Evaluation of Low-Temperature Drying and Aeration Monitoring and Control System
Stored Product Insect and Engineering Research
2013 Annual Report
1a.Objectives (from AD-416):
1) Determine the effectiveness of temperature and rh sensors for monitoring grain conditions during low temperature drying.
2) Monitor insect populations and temperatures at different depths of the corn in bins after drying, using the Insector system and compare the effects of drying treatments.
1b.Approach (from AD-416):
Our previous research with sensors that use relative humidity and temperature to predict grain equilibrium moisture content (EMC) has shown that they require equilibrium conditions to exist between the grain and interstitial air for accurate measurements. The OPI-Integris grain monitoring system includes in-bin, multi-point sensors for relative humidity and temperature to predict grain EMC. Previous collaboration between ARS and OPI-Integris used this system to monitor rice aeration with some success. Research is needed to determine the accuracy of this method during non-aeration periods when the grain is equilibrating with air conditions. Grain monitoring cables create increased point loads on roofs during bin loading and unloading. Cables with sensors attached may create greater forces on the roof than conventional cables. Research is needed to determine the magnitude of roof forces with these cables.
Either corn or sorghum at 18% moisture content will be loaded into three bins at the Center for Grain and Animal Health Research (CGAHR) for drying with computer controlled low-temperature drying systems. The control system will monitor ambient temperature and relative humidity and grain EMC at multiple points in the drying bins using temperature and relative humidity sensors. The fans and heaters will be operated using the grain conditioning program, Integris Pro.
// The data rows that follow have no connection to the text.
__device__ __forceinline__ void sts(unsigned a, unsigned v) { asm volatile("st.shared.u32 [%0], %1;" :: "r"(a), "r"(v) : "memory"); }
__device__ __forceinline__ void sts(unsigned a, int v) { asm volatile("st.shared.u32 [%0], %1;" :: "r"(a), "r"(v) : "memory"); }
__device__ __forceinline__ void sts(unsigned a, float v) { asm volatile("st.shared.f32 [%0], %1;" :: "r"(a), "f"(v) : "memory"); }
__device__ __forceinline__ void sts(unsigned a, double v) { asm volatile("st.shared.f64 [%0], %1;" :: "r"(a), "d"(v) : "memory"); }
__device__ __forceinline__ void sts2(unsigned a, float x, float y) { asm volatile("st.shared.v2.f32 [%0], {%1, %2};" :: "r"(a), "f"(x), "f"(y) : "memory"); }
__device__ __forceinline__ void sts2(unsigned a, double x, double y) { asm volatile("st.shared.v2.f64 [%0], {%1, %2};" :: "r"(a), "d"(x), "d"(y) : "memory"); }
__device__ __forceinline__ void sts4(unsigned a, float x, float y, float z, float w) {
  asm volatile("st.shared.v4.f32 [%0], {%1, %2, %3, %4};" :: "r"(a), "f"(x), "f"(y), "f"(z), "f"(w) : "memory");
}
__device__ __forceinline__ void sts4(unsigned a, double x, double y, double z, double w) { sts2(a, x, y); sts2(a + 16, z, w); }
__device__ __forceinline__ void lds4(unsigned a, float& x, float& y, float& z, float& w) {
  asm volatile("ld.shared.v4.f32 {%0, %1, %2, %3}, [%4];" : "=f"(x), "=f"(y), "=f"(z), "=f"(w) : "r"(a) : "memory");
}
__device__ __forceinline__ void lds4(unsigned a, double& x, double& y, double& z, double& w) {
  asm volatile("ld.shared.v2.f64 {%0, %1}, [%2];" : "=d"(x), "=d"(y) : "r"(a) : "memory");
  asm volatile("ld.shared.v2.f64 {%0, %1}, [%2];" : "=d"(z), "=d"(w) : "r"(a + 16) : "memory");
}
__device__ __forceinline__ void sts_if(bool on, unsigned a, unsigned v) {
  asm volatile("{ .reg .pred q; setp.ne.u32 q, %2, 0; @q st.shared.u32 [%0], %1; }" :: "r"(a), "r"(v), "r"((unsigned)on) : "memory");
}
__device__ __forceinline__ void sts2_if(bool on, unsigned a, float x, float y) {
  asm volatile("{ .reg .pred q; setp.ne.u32 q, %3, 0; @q st.shared.v2.f32 [%0], {%1, %2}; }" :: "r"(a), "f"(x), "f"(y), "r"((unsigned)on) : "memory");
}
__device__ __forceinline__ void sts2_if(bool on, unsigned a, double x, double y) {
  asm volatile("{ .reg .pred q; setp.ne.u32 q, %3, 0; @q st.shared.v2.f64 [%0], {%1, %2}; }" :: "r"(a), "d"(x), "d"(y), "r"((unsigned)on) : "memory");
}
__device__ __forceinline__ unsigned selp(bool c, unsigned a, unsigned b) {
  unsigned r;
  asm("{ .reg .pred q; setp.ne.u32 q, %3, 0; selp.b32 %0, %1, %2, q; }" : "=r"(r) : "r"(a), "r"(b), "r"((unsigned)c));
  return r;
}
__device__ __forceinline__ float div_eager(float a, float b) {
  float r; asm volatile("div.approx.f32 %0, %1, %2;" : "=f"(r) : "f"(a), "f"(b)); return r;
}
__device__ __forceinline__ double div_eager(double a, double b) { return a / b; }
__device__ __forceinline__ float4 lds16(unsigned a) {
  float4 v; asm volatile("ld.shared.v4.f32 {%0, %1, %2, %3}, [%4];" : "=f"(v.x), "=f"(v.y), "=f"(v.z), "=f"(v.w) : "r"(a) : "memory"); return v;
}

template <typename T>
__device__ __forceinline__ T shfl_xor(T v, int m) { return __shfl_xor_sync(0xffffffffu, v, m); }

template <typename T> struct __align__(16) WideEnt { T x, y, vx, vy; };

struct WideSmem {
  unsigned feat, idx, obs, cnt, adj, cost, rew, asg, buf;
  unsigned ent, warp;
};
__host__ __device__ constexpr WideSmem wide_smem_layout(int rb, int N, int E, int K, int EPW) {
  WideSmem w{};
  unsigned o = 0;
  w.feat = o; o += (unsigned)(EPW * N * K * GSM_NBR_FEAT_DIM * rb);
  w.idx = o; o += ((unsigned)(EPW * N * K * 4) + 15u) & ~15u;
  w.obs = o; o += (unsigned)(EPW * N * GSM_OBS_DIM * rb);
  w.cnt = o; o += (unsigned)(EPW * N * 4);
  w.adj = o; o += (unsigned)(EPW * N * 4);
  w.cost = o; o += (unsigned)(EPW * N * rb);
  w.rew = o; o += (unsigned)(EPW * N * rb);
  w.asg = o; o += (unsigned)(EPW * N * 4);
  w.buf = (o + 15u) & ~15u;
  w.ent = 2 * w.buf;
  w.warp = w.ent + (unsigned)(EPW * E * 4 * rb);
  return w;
}
__host__ __device__ constexpr size_t wide_smem_bytes(int rb, int N, int E, int K, int EPW) {
  return (size_t)(kWideThreads / 32) * wide_smem_layout(rb, N, E, K, EPW).warp;
}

The grain will be regularly probed to sample grain near moisture sensors for validation of readings and modeling. The moisture content of samples will be determined by oven drying and with a moisture meter. EMC curves will be determined for the tested corn and compared to published data. The Integris Pro Model will be used for prediction of end moisture and temperature conditions.
Samples will be taken from the corn before it is dried and during storage after drying. These samples will be infested with maize weevils and held in an environmental chamber at optimum temperature and humidity for insect development. Progeny production in different lots of corn will be compared. The Insector System will be used to monitor insect populations during storage, examine bin-cooling patterns and different depths of the corn, and estimate when corn is most likely to become infested during the spring months following initial storage. Data will be integrated into Expert Systems for grain storage.
The third year of drying tests was conducted, which was the second year of drying shelled corn. Three bins were again loaded with corn at 18% moisture content in the fall of 2012 and dried with natural air (one bin) and low-temperature heated air (2 bins) with a computer controlled low-temperature drying system. Fans and heaters were operated by the grain conditioning program, Integris Pro, running the fans and heaters when ambient conditions, or ambient conditions plus 5°C of sensible heating, were appropriate for drying. Temperature and relative humidity in the grain were monitored with three to five cables in each bin and with sensors on each cable at 3-ft increments. Samples from the bins were used to determine specific equilibrium moisture relationships so that grain moisture content could be accurately determined from the monitored humidity and temperature. The grain moisture content in all three bins was lowered effectively to avoid grain spoilage and preserve quality without risking an increase in stress cracks from high temperature drying. These results should lead to improved recommendations for monitoring low-temperature drying systems effectively to produce high-quality dried grain.